The effect of charge recombination on surface potential decay crossover characteristics of LDPE

Bipolar charge injection and transport has been observed in corona charged low density polyethylene (LDPE) during surface potential decay (SPD) processes. The proposed bipolar charge transport (BCT) model can well interpret the SPD characteristics, especially the SPD crossover phenomenon. Bipolar charge transport in materials can result in charge recombination (CR). It is evident that CR can affect space charge distributions and external current of insulators subjected to electrical stresses. Therefore, it is of interest to investigate the influence of CR on the SPD and crossover behaviors of charged insulating materials.
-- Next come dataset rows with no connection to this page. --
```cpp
__global__ void order_records_kernel(Chunk c, int planes, const int32_t* __restrict__ dst_base, int64_t nr, double* __restrict__ rec,
                                     int32_t* __restrict__ obj, int32_t* __restrict__ shape) {
    const int64_t j = (int64_t)blockIdx.x * blockDim.x + threadIdx.x;
    if (j >= c.count) return;
    const int32_t nd = chunk_node(c, j);
    if (nd < 0) return;
    const int64_t dst = (int64_t)dst_base[nd] + c.i[I_K * c.cap + j];
    for (int p = 0; p < planes; ++p) rec[(int64_t)p * nr + dst] = c.d[(int64_t)p * c.cap + j];
    obj[dst] = c.i[I_OBJ * c.cap + j];
    shape[dst] = c.i[I_SHAPE * c.cap + j];
}

struct PoolBlock {
    void* p;
    size_t bytes;
    int device;
};
std::mutex g_pool_mu;
std::vector<PoolBlock> g_pool;
size_t g_pool_bytes = 0;

void* pool_take(size_t bytes, int device, size_t& got) {
    std::lock_guard<std::mutex> lk(g_pool_mu);
    int best = -1;
    for (int i = 0; i < (int)g_pool.size(); ++i) {
        const PoolBlock& b = g_pool[i];
        if (b.device != device || b.bytes < bytes || b.bytes > bytes + bytes / 4 + 4096) continue;
        if (best < 0 || b.bytes < g_pool[best].bytes) best = i;
    }
    if (best < 0) return nullptr;
    void* p = g_pool[best].p;
    got = g_pool[best].bytes;
    g_pool_bytes -= got;
    g_pool.erase(g_pool.begin() + best);
    return p;
}
void pool_give(void* p, size_t bytes, int device) {
    std::lock_guard<std::mutex> lk(g_pool_mu);
    g_pool.push_back({p, bytes, device});
    g_pool_bytes += bytes;
}
void pool_release_all() {
    std::lock_guard<std::mutex> lk(g_pool_mu);
    int cur = 0;
    (void)hipGetDevice(&cur);
    for (auto& b : g_pool) {
        (void)hipSetDevice(b.device);
        (void)hipFree(b.p);
    }
    (void)hipSetDevice(cur);
    g_pool.clear();
    g_pool_bytes = 0;
}

struct PoolHold;
thread_local PoolHold* g_hold = nullptr;
void host_pool_give(void* p, size_t bytes);
struct PoolHold {
    hipStream_t stream;
    std::vector<PoolBlock> dev;
    std::vector<std::pair<void*, size_t>> host;
    PoolHold* prev;
    explicit PoolHold(hipStream_t s) : stream(s), prev(g_hold) { g_hold = this; }
    ~PoolHold() {
        g_hold = prev;
        (void)hipStreamSynchronize(stream);
        for (auto& b : dev) pool_give(b.p, b.bytes, b.device);
        for (auto& h : host) host_pool_give(h.first, h.second);
    }
    PoolHold(const PoolHold&) = delete;
    PoolHold& operator=(const PoolHold&) = delete;
    struct Now {
        PoolHold* saved;
        Now() : saved(g_hold) { g_hold = nullptr; }
        ~Now() { g_hold = saved; }
    };
};

struct DevBuf {
    void* p = nullptr;
    size_t bytes = 0;
// ... 1179 lines not shown
```

### beamletoptics.jl_amd/csrc/bmo_trace_host.inc.hpp

```cpp

struct DevCtx {
    hipStream_t stream = nullptr;
    hipEvent_t ev[4] = {nullptr, nullptr, nullptr, nullptr};
    Counters* pinned = nullptr;
    std::vector<hipEvent_t> step_ev;
    std::mutex busy;
};
int device_ctx(int device, DevCtx*& out) {
    static std::mutex ctx_mu;
    static std::vector<std::pair<int, std::unique_ptr<DevCtx>>> ctxs;
    std::lock_guard<std::mutex> lk(ctx_mu);
    for (auto& c : ctxs)
        if (c.first == device) {
            out = c.second.get();
            return BMO_OK;
        }
    auto nc = std::make_unique<DevCtx>();
    HIP_TRY(hipStreamCreateWithFlags(&nc->stream, hipStreamNonBlocking));
    for (int q = 0; q < 4; ++q) HIP_TRY(hipEventCreate(&nc->ev[q]));
    HIP_TRY(hipHostMalloc(reinterpret_cast<void**>(&nc->pinned), sizeof(Counters), hipHostMallocDefault));
    out = nc.get();
    ctxs.emplace_back(device, std::move(nc));
    return BMO_OK;
}
// ... 343 lines not shown
    const double span = (double)(t1 - t0);
    const int NB = 40;
    std::vector<double> busy(NB, 0.0);
    for (size_t w = 0; w < nw; ++w) {
        const double a = (double)(t[2 * w] - t0) / span * NB, b2 = (double)(t[2 * w + 1] - t0) / span * NB;
        for (int q = (int)a; q < NB && q <= (int)b2; ++q) busy[q] += std::min(b2, (double)q + 1) - std::max(a, (double)q);
    }
    fprintf(stderr, "[bmo] timeline step %d: %zu waves, span %.3f ms; mean waves at work per 1/%d of the span:\n ", steps, nw, span / 1e5, NB);
    for (int q = 0; q < NB; ++q) fprintf(stderr, " %.0f", busy[q]);
    fprintf(stderr, "\n");
    {
        std::vector<size_t> idx(nw);
        for (size_t w = 0; w < nw; ++w) idx[w] = w;
        const size_t top = std::min<size_t>(nw, 12);
        std::partial_sort(idx.begin(), idx.begin() + (long)top, idx.end(), [&](size_t a, size_t b2) { return t[2 * a + 1] > t[2 * b2 + 1]; });
        fprintf(stderr, "[bmo] timeline step %d: last waves to end (wave of the grid: start .. end in ms):", steps);
        for (size_t q = 0; q < top; ++q) fprintf(stderr, "  %zu: %.3f .. %.3f", idx[q], (double)(t[2 * idx[q]] - t0) / 1e5, (double)(t[2 * idx[q] + 1] - t0) / 1e5);
        fprintf(stderr, "\n");
        std::vector<double> dur(nw);
        for (size_t w = 0; w < nw; ++w) dur[w] = (double)(t[2 * w + 1] - t[2 * w]) / 1e5;
        std::vector<double> srt = dur;
        std::sort(srt.begin(), srt.end());
        fprintf(stderr, "[bmo] timeline step %d: wave durations ms p50 %.3f p90 %.3f p99 %.3f p99.9 %.3f max %.3f\n", steps, srt[nw / 2], srt[nw * 9 / 10], srt[nw * 99 / 100],
                srt[std::min(nw - 1, nw * 999 / 1000)], srt[nw - 1]);
    }
    return BMO_OK;
}
#endif

int launch_step(DevCtx& ctx, const StepKernels& kern, const LaunchPlan& plan, const StepParams& P, int step, Counters* d_ctr) {
    hipStream_t stream = ctx.stream;
    while ((int)ctx.step_ev.size() < 2 * (step + 1)) {
        hipEvent_t e;
        HIP_TRY(hipEventCreate(&e));
        ctx.step_ev.push_back(e);
    }
    HIP_TRY(hipEventRecord(ctx.step_ev[2 * step], stream));
    const char* const wide_env = getenv("BMO_WIDE_MIN_WAVES");
    const int64_t wide_min_waves = wide_env ? atoll(wide_env) : 4096;
    const bool wide = kern.plain_wide && plan.n_waves >= wide_min_waves;
    const StepKernel k = (plan.inwave_cap > 0 && kern.inw) ? (wide ? kern.inw_wide : kern.inw) : (wide ? kern.plain_wide : kern.plain);
    if (!k) return fail(BMO_ERR_INTERNAL, "no step kernel selected for this beam kind / scene level");
    DBG("step %d kernel build: %s, %s", step, wide ? "4 waves per SIMD" : "default waves per SIMD", (plan.inwave_cap > 0 && kern.inw) ? "in-loop splitters" : "splits end the loop");
    hipLaunchKernelGGL(k, dim3(plan.n_blocks), dim3(BMO_BLOCK), STEP_LDS_BYTES, stream, P);
    HIP_TRY(hipEventRecord(ctx.step_ev[2 * step + 1], stream));
    HIP_TRY(hipMemcpyAsync(ctx.pinned, d_ctr, sizeof(Counters), hipMemcpyDeviceToHost, stream));
    HIP_TRY(hipStreamSynchronize(stream));
    HIP_TRY(hipGetLastError());
    return BMO_OK;
}

inline int bits_for(unsigned long long v) {
    int b = 0;
    while (b < 64 && (v >> b)) ++b;
    return b;
}

int order_by_heap_index(bmo_trace_result* R, int64_t n, int64_t n_nodes, const DevBuf& tbits, hipStream_t stream, Temps& temps) {
    DevBuf *bits = temps.take((size_t)n * 8), *cnt = temps.take((size_t)n * 4), *base = temps.take((size_t)n * 4);
    if (!bits || !cnt || !base) return BMO_ERR_OOM;
    const unsigned nb = (unsigned)((n_nodes + 255) / 256), rb = (unsigned)((n + 255) / 256);
    const unsigned long long* b = (const unsigned long long*)(tbits.p ? tbits.p : bits->p);
    if (!tbits.p) {
        HIP_TRY(hipMemsetAsync(bits->p, 0, (size_t)n * 8, stream));
        hipLaunchKernelGGL(tree_bits_kernel, dim3(nb), dim3(256), 0, stream, (const int32_t*)R->n_root.p, (const unsigned long long*)R->n_key.p, n_nodes,
                           (unsigned long long*)bits->p);
    }
    hipLaunchKernelGGL(tree_count_kernel, dim3(rb), dim3(256), 0, stream, b, n, (int32_t*)cnt->p);
    CUB_TRY(temps, hipcub::DeviceScan::ExclusiveSum(cub_tmp, cub_bytes, (const int32_t*)cnt->p, (int32_t*)base->p, (int)n, stream));
    hipLaunchKernelGGL(tree_rank_kernel, dim3(nb), dim3(256), 0, stream, (const int32_t*)R->n_root.p, (const unsigned long long*)R->n_key.p, n_nodes, b,
                       (const int32_t*)base->p, (int32_t*)R->order.p);
    return BMO_OK;
}

int order_by_packed_keys(bmo_trace_result* R, int64_t n_nodes, int bits_root, int bits_depth, int bits_path, hipStream_t stream, Temps& temps) {
    const int bits = bits_root + bits_depth + bits_path;
    const bool narrow = bits <= 32;
    DevBuf *k_in = temps.take((size_t)n_nodes * (narrow ? 4 : 8)), *k_out = temps.take((size_t)n_nodes * (narrow ? 4 : 8)), *v_out = temps.take((size_t)n_nodes * 4);
    if (!k_in || !k_out || !v_out) return BMO_ERR_OOM;
    hipLaunchKernelGGL(pack_keys_kernel, dim3((unsigned)((n_nodes + 255) / 256)), dim3(256), 0, stream, (const int32_t*)R->n_root.p, (const unsigned long long*)R->n_key.p,
                       n_nodes, bits_depth, bits_path, narrow ? (uint32_t*)k_in->p : nullptr, narrow ? nullptr : (unsigned long long*)k_in->p);
    if (narrow)
        CUB_TRY(temps, hipcub::DeviceRadixSort::SortPairs(cub_tmp, cub_bytes, (const uint32_t*)k_in->p, (uint32_t*)k_out->p, (const int32_t*)R->order.p, (int32_t*)v_out->p,
                                                          (int)n_nodes, 0, bits, stream));
    else
        CUB_TRY(temps, hipcub::DeviceRadixSort::SortPairs(cub_tmp, cub_bytes, (const unsigned long long*)k_in->p, (unsigned long long*)k_out->p, (const int32_t*)R->order.p,
                                                          (int32_t*)v_out->p, (int)n_nodes, 0, bits, stream));
    std::swap(R->order.p, v_out->p);
    std::swap(R->order.bytes, v_out->bytes);
    return BMO_OK;
}

int order_level_by_level(bmo_trace_result* R, int64_t n_nodes, int64_t md, int bits_root, int bits_depth, hipStream_t stream) {
    int rc;
    const unsigned nb = (unsigned)((n_nodes + 255) / 256);
    const int32_t* parent = (const int32_t*)R->n_parent.p;
    const unsigned long long* key = (const unsigned long long*)R->n_key.p;
    DevBuf depth, depth_sorted, by_depth, starts, rank, flag, scan, k64, k64_out, ids2, keys_in, keys_out, vals_out;
    Temps tmp;
    if ((rc = depth.alloc((size_t)n_nodes * 4)) || (rc = depth_sorted.alloc((size_t)n_nodes * 4)) || (rc = by_depth.alloc((size_t)n_nodes * 4)) ||
        (rc = starts.alloc((size_t)(md + 2) * 4)) || (rc = rank.alloc((size_t)n_nodes * 4)) || (rc = flag.alloc((size_t)n_nodes * 4)) ||
        (rc = scan.alloc((size_t)n_nodes * 4)) || (rc = k64.alloc((size_t)n_nodes * 8)) || (rc = k64_out.alloc((size_t)n_nodes * 8)) ||
        (rc = ids2.alloc((size_t)n_nodes * 4)) || (rc = vals_out.alloc((size_t)n_nodes * 4)) || (rc = keys_in.alloc((size_t)n_nodes * 4)) ||
        (rc = keys_out.alloc((size_t)n_nodes * 4)))
        return rc;
    hipLaunchKernelGGL(node_depth_kernel, dim3(nb), dim3(256), 0, stream, key, n_nodes, (uint32_t*)depth.p);
    CUB_TRY(tmp, hipcub::DeviceRadixSort::SortPairs(cub_tmp, cub_bytes, (const uint32_t*)depth.p, (uint32_t*)depth_sorted.p, (const int32_t*)R->order.p, (int32_t*)by_depth.p,
                                                    (int)n_nodes, 0, bits_depth, stream));
    hipLaunchKernelGGL(level_starts_kernel, dim3(nb), dim3(256), 0, stream, (const uint32_t*)depth_sorted.p, n_nodes, md, (int32_t*)starts.p);
    std::vector<int32_t> h_start((size_t)md + 2);
    HIP_TRY(hipMemcpyAsync(h_start.data(), starts.p, (size_t)(md + 2) * 4, hipMemcpyDeviceToHost, stream));
    HIP_TRY(hipStreamSynchronize(stream));
    const int32_t* ids = (const int32_t*)by_depth.p;
    hipLaunchKernelGGL(level_root_rank_kernel, dim3((unsigned)((h_start[1] + 255) / 256)), dim3(256), 0, stream, ids, h_start[1], (int32_t*)rank.p);
    int32_t max_level = h_start[1];
    for (int64_t d = 1; d <= md; ++d) {
        const int32_t cnt_prev = h_start[d] - h_start[d - 1], cnt = h_start[d + 1] - h_start[d];
        if (cnt <= 0 || cnt_prev <= 0) continue;
        max_level = std::max(max_level, cnt);
        const unsigned lb = (unsigned)((cnt + 255) / 256);
        HIP_TRY(hipMemsetAsync(flag.p, 0, (size_t)cnt_prev * 4, stream));
        hipLaunchKernelGGL(level_flag_kernel, dim3(lb), dim3(256), 0, stream, ids + h_start[d], cnt, parent, key, (const int32_t*)rank.p, (int32_t*)flag.p);
        CUB_TRY(tmp, hipcub::DeviceScan::ExclusiveSum(cub_tmp, cub_bytes, (const int32_t*)flag.p, (int32_t*)scan.p, (int)cnt_prev, stream));
        hipLaunchKernelGGL(level_rank_kernel, dim3(lb), dim3(256), 0, stream, ids + h_start[d], cnt, parent, key, (const int32_t*)scan.p, (int32_t*)rank.p);
    }
    hipLaunchKernelGGL(gather_u32_kernel, dim3(nb), dim3(256), 0, stream, (const int32_t*)R->order.p, (const int32_t*)rank.p, n_nodes, (uint32_t*)keys_in.p);
    CUB_TRY(tmp, hipcub::DeviceRadixSort::SortPairs(cub_tmp, cub_bytes, (const uint32_t*)keys_in.p, (uint32_t*)keys_out.p, (const int32_t*)R->order.p, (int32_t*)ids2.p,
                                                    (int)n_nodes, 0, bits_for((unsigned long long)max_level), stream));
    hipLaunchKernelGGL(root_depth_key_kernel, dim3(nb), dim3(256), 0, stream, (const int32_t*)ids2.p, (const int32_t*)R->n_root.p, key, n_nodes, bits_depth,
                       (unsigned long long*)k64.p);
    CUB_TRY(tmp, hipcub::DeviceRadixSort::SortPairs(cub_tmp, cub_bytes, (const unsigned long long*)k64.p, (unsigned long long*)k64_out.p, (const int32_t*)ids2.p,
                                                    (int32_t*)vals_out.p, (int)n_nodes, 0, bits_root + bits_depth, stream));
    HIP_TRY(hipGetLastError());
    HIP_TRY(hipStreamSynchronize(stream));
    std::swap(R->order.p, vals_out.p);
    std::swap(R->order.bytes, vals_out.bytes);
    return BMO_OK;
}

int order_nodes(bmo_trace_result* R, int64_t n, int64_t n_nodes, unsigned long long max_depth, const DevBuf& tbits, hipStream_t stream, Temps& temps) {
    int rc;
    if ((rc = R->order.alloc((size_t)std::max<int64_t>(n_nodes, 1) * 4))) return rc;
    const bool force_deep = std::getenv("BMO_FORCE_DEEP_ORDER") != nullptr;
    if (n_nodes > n && max_depth <= (unsigned long long)MAX_HEAP_LEVELS && !std::getenv("BMO_FORCE_SORT_ORDER") && !force_deep)
        return order_by_heap_index(R, n, n_nodes, tbits, stream, temps);
    if (n_nodes > 0) hipLaunchKernelGGL(iota_kernel, dim3((unsigned)((n_nodes + 255) / 256)), dim3(256), 0, stream, (int32_t*)R->order.p, n_nodes);
    if (n_nodes <= n) return BMO_OK;
    const int bits_depth = bits_for(max_depth), bits_root = bits_for((unsigned long long)std::max<int64_t>(n - 1, 0));
    if (max_depth <= (unsigned long long)MAX_PATH_LEVELS && !force_deep)
        return order_by_packed_keys(R, n_nodes, bits_root, bits_depth, (int)max_depth , stream, temps);
    return order_level_by_level(R, n_nodes, (int64_t)max_depth, bits_root, bits_depth, stream);
}
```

We deal with the SPD properties of corona charged LDPE by the BCT model with a constant charge carrier mobility, including charge trapping/detrapping and CR. The non-linear charge advection-reaction equation in the BCT model is solved by a highly stable and accurate finite difference weighted essentially non-oscillatory (WENO) method with the Strang splitting method. The Poisson's equation is resolved by boundary element method (BEM). The simulation outputs show that the recombination coefficients can affect the space charge and electric field profiles, and recombination rate in the corona charged material. We find that the larger the recombination coefficients are, the higher the threshold initial surface potential for SPD crossover will be.